◆ ASSIGNMENT
When the line with "constexpr bool kCarrySubtreeMass = true, kOwnLegFactor" appears below, start repeating lines exactly, and keep going through the line with "float com[3], m, Ic[6];"; add nothing outside that span.
*** SOURCE DATA ***
typedef float pk2 __attribute__((ext_vector_type(2)));
__device__ __forceinline__ pk2 pk_nfma(pk2 a, float s, pk2 c) { return __builtin_elementwise_fma(-a, pk2{s, s}, c); }
struct Chol6Pk {
  float l10, l32, l54;
  pk2 c0a, c0b;
  pk2 c1a, c1b;
  pk2 c2b, c3b;
  float idg[6];
};
__device__ __forceinline__ void chol6_pk(float d0, float d1, float d3, float d5, float a10, pk2 d2a, pk2 d4a,
                                         pk2 a0a, pk2 a0b, pk2 a1a, pk2 a1b, pk2 a2b, pk2 a3b, Chol6Pk& F) {
  const float r0 = rsq(d0);
  const float l10 = a10 * r0;
  const pk2 c0a = a0a * r0, c0b = a0b * r0;
  d1 = fmaf(-l10, l10, d1);
  a1a = pk_nfma(c0a, l10, a1a); a1b = pk_nfma(c0b, l10, a1b);
  d2a = pk_nfma(c0a, c0a.x, d2a);
  d3 = fmaf(-c0a.y, c0a.y, d3);
  a2b = pk_nfma(c0b, c0a.x, a2b); a3b = pk_nfma(c0b, c0a.y, a3b);
  d4a = pk_nfma(c0b, c0b.x, d4a);
  d5 = fmaf(-c0b.y, c0b.y, d5);
  const float r1 = rsq(d1);
  const pk2 c1a = a1a * r1, c1b = a1b * r1;
  d2a = pk_nfma(c1a, c1a.x, d2a);
  d3 = fmaf(-c1a.y, c1a.y, d3);
  a2b = pk_nfma(c1b, c1a.x, a2b); a3b = pk_nfma(c1b, c1a.y, a3b);
  d4a = pk_nfma(c1b, c1b.x, d4a);
  d5 = fmaf(-c1b.y, c1b.y, d5);
  const float r2 = rsq(d2a.x);
  const float l32 = d2a.y * r2;
  const pk2 c2b = a2b * r2;
  d3 = fmaf(-l32, l32, d3);
  a3b = pk_nfma(c2b, l32, a3b);
  d4a = pk_nfma(c2b, c2b.x, d4a);
  d5 = fmaf(-c2b.y, c2b.y, d5);
  const float r3 = rsq(d3);
  const pk2 c3b = a3b * r3;
  d4a = pk_nfma(c3b, c3b.x, d4a);
  d5 = fmaf(-c3b.y, c3b.y, d5);
  const float r4 = rsq(d4a.x);
  const float l54 = d4a.y * r4;
  d5 = fmaf(-l54, l54, d5);
  F.idg[0] = r0; F.idg[1] = r1; F.idg[2] = r2; F.idg[3] = r3; F.idg[4] = r4; F.idg[5] = rsq(d5);
  F.l10 = l10; F.l32 = l32; F.l54 = l54;
  F.c0a = c0a; F.c0b = c0b; F.c1a = c1a; F.c1b = c1b; F.c2b = c2b; F.c3b = c3b;
}
__device__ __forceinline__ void chol6_solve_pk(const Chol6Pk& F, float b0, float b1, pk2 b23, pk2 b45, float x[6]) {
  float y[6];
  y[0] = b0 * F.idg[0];
  b1 = fmaf(-F.l10, y[0], b1); b23 = pk_nfma(F.c0a, y[0], b23); b45 = pk_nfma(F.c0b, y[0], b45);
  y[1] = b1 * F.idg[1];
  b23 = pk_nfma(F.c1a, y[1], b23); b45 = pk_nfma(F.c1b, y[1], b45);
  y[2] = b23.x * F.idg[2];
  b23.y = fmaf(-F.l32, y[2], b23.y); b45 = pk_nfma(F.c2b, y[2], b45);
  y[3] = b23.y * F.idg[3];
  b45 = pk_nfma(F.c3b, y[3], b45);
  y[4] = b45.x * F.idg[4];
  b45.y = fmaf(-F.l54, y[4], b45.y);
  y[5] = b45.y * F.idg[5];
  x[5] = y[5] * F.idg[5];
  x[4] = fmaf(-F.l54, x[5], y[4]) * F.idg[4];
  x[3] = fmaf(-F.c3b.y, x[5], fmaf(-F.c3b.x, x[4], y[3])) * F.idg[3];
  x[2] = fmaf(-F.c2b.y, x[5], fmaf(-F.c2b.x, x[4], fmaf(-F.l32, x[3], y[2]))) * F.idg[2];
  x[1] = fmaf(-F.c1b.y, x[5], fmaf(-F.c1b.x, x[4], fmaf(-F.c1a.y, x[3], fmaf(-F.c1a.x, x[2], y[1])))) * F.idg[1];
  x[0] = fmaf(-F.c0b.y, x[5], fmaf(-F.c0b.x, x[4], fmaf(-F.c0a.y, x[3], fmaf(-F.c0a.x, x[2], fmaf(-F.l10, x[1], y[0]))))) * F.idg[0];
}

#ifdef ORR_TU_STEP_W2
constexpr bool kCarrySubtreeMass = false, kOwnLegFactor = false, kPackedVelocityUpdate = false;
#define ORR_COMMON(x) (x)
#define ORR_RARE(x) (x)
#else
constexpr bool kCarrySubtreeMass = true, kOwnLegFactor = true, kPackedVelocityUpdate = true;
#define ORR_COMMON(x) __builtin_expect(!!(x), 1)
#define ORR_RARE(x) __builtin_expect(!!(x), 0)
#endif
struct LegConst {
  float r[3][3], jdir[3], joff[3];
  float com[3], m, Ic[6];
  float msub;
  float damp_l, damp_a;
  float jdir_own, joff_own;
  float int_c0, int_c1;
};
struct OwnCoord { float x0, x1; };
__device__ __forceinline__ void load_own_coord(const Shared& S, int lane, OwnCoord& X) {
  X.x0 = lane < 3 ? 0.0f : (lane < 6 ? S.s[O(POS) + lane - 3] : S.s[O(Q) + lane - 6]);
  X.x1 = lane < 2 ? S.s[O(Q) + 10 + lane] : 0.0f;
}
__device__ __forceinline__ float part_suffix_sum(float x);
__device__ static void load_leg_const(const KParams& P, const Shared& S, int lane, LegConst& K) {
  const int leg = lane & 3, part = (lane >> 2) & 3, own = 3 * leg + (part < 3 ? part : 2);
  const ColdPtr mc = model_cold(P, geti(S, O(ROBOT_TYPE)));
#pragma unroll
  for (int k = 0; k < 3; k++) {
    const int j = 3 * leg + k;
    const bool on = k <= part && part < 3;
#pragma unroll
    for (int i = 0; i < 3; i++) K.r[k][i] = on ? S.m.joint_pos[j][i] : 0.0f;
    K.jdir[k] = on ? S.m.jdir[j] : 0.0f;
    K.joff[k] = S.m.joff[j];
  }
  const bool real = part < 3, base = lane == 12;
  const int body = real ? own + 1 : 0;
#pragma unroll
  for (int i = 0; i < 3; i++) K.com[i] = real ? mc->link_com[own][i] : 0.0f;
  {
    const int g = mc->group[body];
    const float mr = S.s[O(MASS_RATIO) + g], ir = S.s[O(INERTIA_RATIO) + g];
    const float mass = mc->mass[body] * mr;
#pragma unroll
    for (int i = 0; i < 6; i++) K.Ic[i] = (real || base) ? mc->inertia[body][i] * ir + mc->inertia_pa[body][i] * mr : 0.0f;
    K.m = (real || base) ? mass : 0.0f;
    if (kCarrySubtreeMass) K.msub = part_suffix_sum(K.m);
  }
  K.jdir_own = real ? S.m.jdir[own] : 0.0f;
  K.joff_own = S.m.joff[own];
  K.damp_l = base ? S.s[O(BASE_DAMPING)] : 0.0f;
  K.damp_a = base ? S.s[O(BASE_DAMPING) + 1] : 0.0f;
  K.int_c0 = lane < 3 ? 0.0f : (lane < 6 ? 1.0f : S.m.jdir[lane < 6 ? 0 : lane - 6]);
  K.int_c1 = lane < 2 ? S.m.jdir[10 + lane] : 0.0f;
}


__device__ __forceinline__ void rot_sym_full(const float R[9], const float S[6], float O[6]) {
  float T[9];
#pragma unroll
  for (int i = 0; i < 3; i++) {
    T[3 * i] = R[3 * i] * S[0] + R[3 * i + 1] * S[3] + R[3 * i + 2] * S[4];
    T[3 * i + 1] = R[3 * i] * S[3] + R[3 * i + 1] * S[1] + R[3 * i + 2] * S[5];
    T[3 * i + 2] = R[3 * i] * S[4] + R[3 * i + 1] * S[5] + R[3 * i + 2] * S[2];
  }
  O[0] = T[0] * R[0] + T[1] * R[1] + T[2] * R[2];
  O[1] = T[3] * R[3] + T[4] * R[4] + T[5] * R[5];
  O[2] = T[6] * R[6] + T[7] * R[7] + T[8] * R[8];
  O[3] = T[0] * R[3] + T[1] * R[4] + T[2] * R[5];
  O[4] = T[0] * R[6] + T[1] * R[7] + T[2] * R[8];
  O[5] = T[3] * R[6] + T[4] * R[7] + T[5] * R[8];
}
__device__ __forceinline__ void spatial_inertia_mul(const float I[6], const float h[3], float m, const float w[3], const float v[3],
                                                    float oa[3], float ol[3]) {
  oa[0] = fmaf(I[0], w[0], fmaf(I[3], w[1], fmaf(I[4], w[2], fmaf(h[1], v[2], -h[2] * v[1]))));
  oa[1] = fmaf(I[3], w[0], fmaf(I[1], w[1], fmaf(I[5], w[2], fmaf(h[2], v[0], -h[0] * v[2]))));
  oa[2] = fmaf(I[4], w[0], fmaf(I[5], w[1], fmaf(I[2], w[2], fmaf(h[0], v[1], -h[1] * v[0]))));
  ol[0] = fmaf(m, v[0], fmaf(h[2], w[1], -h[1] * w[2]));
  ol[1] = fmaf(m, v[1], fmaf(h[0], w[2], -h[2] * w[0]));
  ol[2] = fmaf(m, v[2], fmaf(h[1], w[0], -h[0] * w[1]));
}

template <int AX, bool SAME_AXIS = false>
__device__ __forceinline__ void joint_down(const Shared& S, const LegConst& K, int k, int j, float sn, float cs, float Rw[9], float d[3],
                                           float Vw[3], float Vv[3], float Aa[3], float Al[3], float s[3], float sv[3], float& ad_out,
                                           float* c0 = nullptr) {
  const float ad = K.jdir[k] * S.s[O(QD) + j];
  ad_out = ad;
#pragma unroll
  for (int i = 0; i < 3; i++)
    d[i] = fmaf(Rw[3 * i], K.r[k][0], fmaf(Rw[3 * i + 1], K.r[k][1], fmaf(Rw[3 * i + 2], K.r[k][2], d[i])));
// ... 644 lines not shown
      else sb = bcast_lane<src>(__builtin_amdgcn_fmed3f(yA, loE, hiE), sub);
      yA = fmaf(AcA[r], sb, yp);
      lam[r] = sb;
      if (HAS_B) yB = fmaf(AcB[r], sb - old, yB);
      if (r >= 16 && r < 20) {
        constexpr int g = r >= 16 && r < 20 ? r - 16 : 0;
        const float d = sb - old;
        hiE = fmaf(mun[g], d, hiE); loE = fmaf(-mun[g], d, loE);
      }
    };
    static_for<0, 4>(rowA);
    if (HAS_B) {
      for_active_limit_rows(mask, [&](auto rc) __attribute__((always_inline)) {
        constexpr int r = decltype(rc)::value;
        const float old = lam[r];
        const float yp = fmaf(-AcB[r], old, yB);
        const float sb = dpp_bcast_max0<r>(yB, zero);
        yB = fmaf(AcB[r], sb, yp);
        lam[r] = sb;
        yA = fmaf(AcA[r], sb - old, yA);
      });
    }
    static_for<16, 28>(rowA);
  }
}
*** End of SOURCE DATA ***
◆ YOUR RESPONSE
constexpr bool kCarrySubtreeMass = true, kOwnLegFactor = true, kPackedVelocityUpdate = true;
#define ORR_COMMON(x) __builtin_expect(!!(x), 1)
#define ORR_RARE(x) __builtin_expect(!!(x), 0)
#endif
struct LegConst {
  float r[3][3], jdir[3], joff[3];
  float com[3], m, Ic[6];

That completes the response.